Философия экзистенциализма (Больнов) - страница 72

     Первоочередное соображение видимо, должно состоять в том, что эту принадлежность необходимо рассматривать лишь в смысле внешнего конца. В частности, жизнефилософская точка зрения, по-видимому, неизбежно ведет вообще к отрицанию значимости смерти для жизни. Мы не можем переживать смерть. Следовательно, она вообще не является частью доступной нам в переживании действительности. Она - голое прекращение, которое, покуда мы живем, ничуть не должно нас касаться, если же оно настает, то нами не переживается.

     Впрочем, в основе этого напрашивающегося столь само собой разумеющимся образом воззрения лежит совершенно определенная предпосылка, оказывающаяся несостоятельной в свете более точного рассуждения. Речь идет о представлении, что жизнь тянется наподобие длинной нити, в которой любое отдельное мгновение оказывается самодостаточным, нить же тянется до тех пор, пока когда-либо не явятся ножницы и не перережут ее. Таким образом, смерть предстает внешним концом, подступающим к жизни в каком-либо виде извне и не играющим никакой роли в ее более глубоком сущностном определении. В этом представлении жизнь вполне постижима из самой себя, без допущения смерти, вообще без какого-либо ее учета.
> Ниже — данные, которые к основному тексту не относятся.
### sampling_gpmpc_amd/csrc/rollout_one_gen.inc

```
__device__ __forceinline__ void one_pchain1(double& c0, double& c1, double a0, double b0) {
    asm volatile("s_nop 1\n\t"
        "v_mfma_f64_4x4x4_4b_f64 %0, %2, %3, %0\n\t"
        "s_nop 5"
        : "+v"(c0), "+v"(c1)
        : "v"(a0), "v"(b0));
}
__device__ __forceinline__ void one_pchain2(double& c0, double& c1, double a0, double a1, double b0, double b1) {
    asm volatile("s_nop 1\n\t"
        "v_mfma_f64_4x4x4_4b_f64 %0, %2, %3, %0\n\t"
        "s_nop 1\n\t"
        "v_mfma_f64_4x4x4_4b_f64 %1, %4, %5, %1\n\t"
        "s_nop 5"
        : "+v"(c0), "+v"(c1)
        : "v"(a0), "v"(b0), "v"(a1), "v"(b1));
}
__device__ __forceinline__ void one_pchain3(double& c0, double& c1, double a0, double a1, double a2, double b0, double b1, double b2) {
    asm volatile("s_nop 1\n\t"
        "v_mfma_f64_4x4x4_4b_f64 %0, %2, %3, %0\n\t"
        "s_nop 1\n\t"
        "v_mfma_f64_4x4x4_4b_f64 %1, %4, %5, %1\n\t"
        "s_nop 1\n\t"
        "v_mfma_f64_4x4x4_4b_f64 %0, %6, %7, %0\n\t"
        "s_nop 5"
        : "+v"(c0), "+v"(c1)
// ... 4796 lines not shown
template <int R>
__device__ __forceinline__ void one_put_gd(OnePanels& P, double v) {
    if constexpr (R == 2) one_put_gd_2(P, v);
    else if constexpr (R == 3) one_put_gd_3(P, v);
    else if constexpr (R == 4) one_put_gd_4(P, v);
    else if constexpr (R == 5) one_put_gd_5(P, v);
    else if constexpr (R == 6) one_put_gd_6(P, v);
    else if constexpr (R == 7) one_put_gd_7(P, v);
}
template <int R>
__device__ __forceinline__ void one_hset_gd(double v) {
    if constexpr (R == 2) one_hset_gd_2(v);
    else if constexpr (R == 3) one_hset_gd_3(v);
    else if constexpr (R == 4) one_hset_gd_4(v);
    else if constexpr (R == 5) one_hset_gd_5(v);
    else if constexpr (R == 6) one_hset_gd_6(v);
    else if constexpr (R == 7) one_hset_gd_7(v);
}
template <int R>
__device__ __forceinline__ void one_touch_gd(OnePanels& P) {
    if constexpr (R == 2) one_touch_gd_2(P);
    else if constexpr (R == 3) one_touch_gd_3(P);
    else if constexpr (R == 4) one_touch_gd_4(P);
    else if constexpr (R == 5) one_touch_gd_5(P);
    else if constexpr (R == 6) one_touch_gd_6(P);
    else if constexpr (R == 7) one_touch_gd_7(P);
}
constexpr int kOneAppendSteps = 29;
template <int K> struct OneEpoch;
template <> struct OneEpoch<2> { static constexpr int t_begin = 0, t_end = 4; };
template <> struct OneEpoch<3> { static constexpr int t_begin = 4, t_end = 10; };
template <> struct OneEpoch<4> { static constexpr int t_begin = 10, t_end = 15; };
template <> struct OneEpoch<5> { static constexpr int t_begin = 15, t_end = 20; };
template <> struct OneEpoch<6> { static constexpr int t_begin = 20, t_end = 26; };
template <> struct OneEpoch<7> { static constexpr int t_begin = 26, t_end = 30; };
template <int R, int NH> struct OneRowMask;
template <> struct OneRowMask<0, 0> { static constexpr unsigned long long base = 0x7777777777777777ull, last = 0x0007000700070007ull; };
template <> struct OneRowMask<0, 3> { static constexpr unsigned long long base = 0x8888888888888888ull, last = 0x0008000800080008ull; };
template <> struct OneRowMask<1, 3> { static constexpr unsigned long long base = 0x3333333333333333ull, last = 0x0033003300330033ull; };
template <> struct OneRowMask<1, 6> { static constexpr unsigned long long base = 0xccccccccccccccccull, last = 0x00cc00cc00cc00ccull; };
template <> struct OneRowMask<2, 6> { static constexpr unsigned long long base = 0x1111111111111111ull, last = 0x0111011101110111ull; };
template <> struct OneRowMask<2, 9> { static constexpr unsigned long long base = 0xeeeeeeeeeeeeeeeeull, last = 0x0eee0eee0eee0eeeull; };
template <> struct OneRowMask<3, 12> { static constexpr unsigned long long base = 0x7777777777777777ull, last = 0x0000000000000000ull; };
template <> struct OneRowMask<3, 15> { static constexpr unsigned long long base = 0x8888888888888888ull, last = 0x0000000000000000ull; };
template <> struct OneRowMask<4, 15> { static constexpr unsigned long long base = 0x3333333333333333ull, last = 0x0003000300030003ull; };
template <> struct OneRowMask<4, 18> { static constexpr unsigned long long base = 0xccccccccccccccccull, last = 0x000c000c000c000cull; };
template <> struct OneRowMask<5, 18> { static constexpr unsigned long long base = 0x1111111111111111ull, last = 0x0011001100110011ull; };
template <> struct OneRowMask<5, 21> { static constexpr unsigned long long base = 0xeeeeeeeeeeeeeeeeull, last = 0x00ee00ee00ee00eeull; };
template <> struct OneRowMask<6, 24> { static constexpr unsigned long long base = 0x7777777777777777ull, last = 0x0777077707770777ull; };
template <> struct OneRowMask<6, 27> { static constexpr unsigned long long base = 0x8888888888888888ull, last = 0x0888088808880888ull; };
template <> struct OneRowMask<7, 27> { static constexpr unsigned long long base = 0x3333333333333333ull, last = 0x0000000000000000ull; };
template <> struct OneRowMask<7, 30> { static constexpr unsigned long long base = 0xccccccccccccccccull, last = 0x0000000000000000ull; };
template <> struct OneRowMask<8, 30> { static constexpr unsigned long long base = 0x1111111111111111ull, last = 0x0001000100010001ull; };
template <> struct OneRowMask<8, 33> { static constexpr unsigned long long base = 0xeeeeeeeeeeeeeeeeull, last = 0x000e000e000e000eull; };
template <> struct OneRowMask<9, 36> { static constexpr unsigned long long base = 0x7777777777777777ull, last = 0x0077007700770077ull; };
template <> struct OneRowMask<9, 39> { static constexpr unsigned long long base = 0x8888888888888888ull, last = 0x0088008800880088ull; };
template <> struct OneRowMask<10, 39> { static constexpr unsigned long long base = 0x3333333333333333ull, last = 0x0333033303330333ull; };
template <> struct OneRowMask<10, 42> { static constexpr unsigned long long base = 0xccccccccccccccccull, last = 0x0ccc0ccc0ccc0cccull; };
template <> struct OneRowMask<11, 42> { static constexpr unsigned long long base = 0x1111111111111111ull, last = 0x0000000000000000ull; };
template <> struct OneRowMask<11, 45> { static constexpr unsigned long long base = 0xeeeeeeeeeeeeeeeeull, last = 0x0000000000000000ull; };
template <> struct OneRowMask<12, 48> { static constexpr unsigned long long base = 0x7777777777777777ull, last = 0x0007000700070007ull; };
template <> struct OneRowMask<12, 51> { static constexpr unsigned long long base = 0x8888888888888888ull, last = 0x0008000800080008ull; };
template <> struct OneRowMask<13, 51> { static constexpr unsigned long long base = 0x3333333333333333ull, last = 0x0033003300330033ull; };
template <> struct OneRowMask<13, 54> { static constexpr unsigned long long base = 0xccccccccccccccccull, last = 0x00cc00cc00cc00ccull; };
template <> struct OneRowMask<14, 54> { static constexpr unsigned long long base = 0x1111111111111111ull, last = 0x0111011101110111ull; };
template <> struct OneRowMask<14, 57> { static constexpr unsigned long long base = 0xeeeeeeeeeeeeeeeeull, last = 0x0eee0eee0eee0eeeull; };
template <> struct OneRowMask<15, 60> { static constexpr unsigned long long base = 0x7777777777777777ull, last = 0x0000000000000000ull; };
template <> struct OneRowMask<15, 63> { static constexpr unsigned long long base = 0x8888888888888888ull, last = 0x0000000000000000ull; };
template <> struct OneRowMask<16, 63> { static constexpr unsigned long long base = 0x3333333333333333ull, last = 0x0003000300030003ull; };
template <> struct OneRowMask<16, 66> { static constexpr unsigned long long base = 0xccccccccccccccccull, last = 0x000c000c000c000cull; };
template <> struct OneRowMask<17, 66> { static constexpr unsigned long long base = 0x1111111111111111ull, last = 0x0011001100110011ull; };
template <> struct OneRowMask<17, 69> { static constexpr unsigned long long base = 0xeeeeeeeeeeeeeeeeull, last = 0x00ee00ee00ee00eeull; };
template <> struct OneRowMask<18, 72> { static constexpr unsigned long long base = 0x7777777777777777ull, last = 0x0777077707770777ull; };
template <> struct OneRowMask<18, 75> { static constexpr unsigned long long base = 0x8888888888888888ull, last = 0x0888088808880888ull; };
template <> struct OneRowMask<19, 75> { static constexpr unsigned long long base = 0x3333333333333333ull, last = 0x0000000000000000ull; };
template <> struct OneRowMask<19, 78> { static constexpr unsigned long long base = 0xccccccccccccccccull, last = 0x0000000000000000ull; };
template <> struct OneRowMask<20, 78> { static constexpr unsigned long long base = 0x1111111111111111ull, last = 0x0001000100010001ull; };
template <> struct OneRowMask<20, 81> { static constexpr unsigned long long base = 0xeeeeeeeeeeeeeeeeull, last = 0x000e000e000e000eull; };
template <> struct OneRowMask<21, 84> { static constexpr unsigned long long base = 0x7777777777777777ull, last = 0x0077007700770077ull; };
template <int R, int NH>
__device__ __forceinline__ void one_hset_row_at(const double* V) {
    one_hset_row<R>(OneRowMask<R, NH>::base, OneRowMask<R, NH>::last, V);
}
```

     Подобное понимание покоится, следовательно, на истолковании времени в качестве развертывающегося одномоментного континуума. Однако оно рушится при более точном исследовании реально переживаемого времени. Последнее не может быть определено лишь в качестве подобного одномерно развертывающегося континуума, и потому человеческая жизнь представляет собой не только настоящее, взятое в рамках лишенного протяженности поперечного сечения, но, если исследовать, что же составляет человеческую жизнь в какое-то определенное мгновение, то выясняется, что компонентами данного мгновения выступают уже и составные части будущего (более тщательно этот вопрос будет рассматриваться ниже при анализе временности). В надеждах и опасениях, в планах и проектах или же лишь в ожидании жизнь всегда уже оказывается вне настоящего мгновения. Все это - неотделимая часть настоящего, ведь свое направление и облик текущая жизнь получает лишь из связей с будущим, без чего она даже не сможет состояться. Однако если настоящее, таким образом, формируется лишь под влиянием соотнесения с будущим (113), то смерть должна включаться в текущую жизнь в качестве предельного момента подобного соотнесения: поскольку уже сейчас жизнь соотнесена со смертью, опасается (bangen) ее или, по меньшей мере, считается с ней.

     Однако и эта мысль не столь уж неоспорима, и с точки зрения философии жизни на нее можно возразите что в качестве составной части настоящего мгновения могло бы иметь силу лишь только то, что было бы дано в нем в каждом конкретном случае посредством переживания. Переживаемое же соотнесение со смертью никоим образом не принадлежало бы жизни сущностно. Оно могло бы наличествовать, но могло и отсутствовать, и в большинстве случаев фактически как раз отсутствовало бы. Что же касается смерти, то здесь речь шла бы о некотором особенном, необязательном содержании соотнесенности с будущим, которое как таковое оказывалось бы неподходящим для выдвижения чего-то существенного помимо общей структуры этой соотнесенности. В частности, можно добавить, что в естественной жизни моменты соотнесения с будущим помимо сфер настоящего и ближайшего будущего, оказываясь лишенными остро намеченной границы, теряются в постоянно отодвигающейся дали и что именно поэтому, если исходить из принципа чисто имманентного истолкования жизни из самой себя, не возникало бы необходимости мыслить ее в качестве прерывающейся. Для имманентно переживаемой жизни смерть выступала бы в качестве совершенно внешнего и случайного факта. Посредством смерти человек в большинстве случаев оказался бы внезапно вырванным из своего далеко идущего планирования и надеяния (114). Стало быть, если соотнесенность с будущим должна пониматься в качестве имманентной структуры жизни, то смерть в эту переживаемую соотнесенность включаться не должна. Можно напомнить еще и о том, что тот внутренний покой, который необходим для выполнения некоторого идущего в будущее дела, свойственен человеку вообще лишь тогда, когда он не отягощен мыслями о смерти или, по меньшей мере, о внезапно обрушивающейся на него смерти. У того же, кто в любой момент по возможности учитывал бы прерывание жизни, не хватило бы даже ни сил, чтобы ревностно приняться за требующее более долгого времени дело, ни спокойствия, присущего непрерывному продолжению этого дела.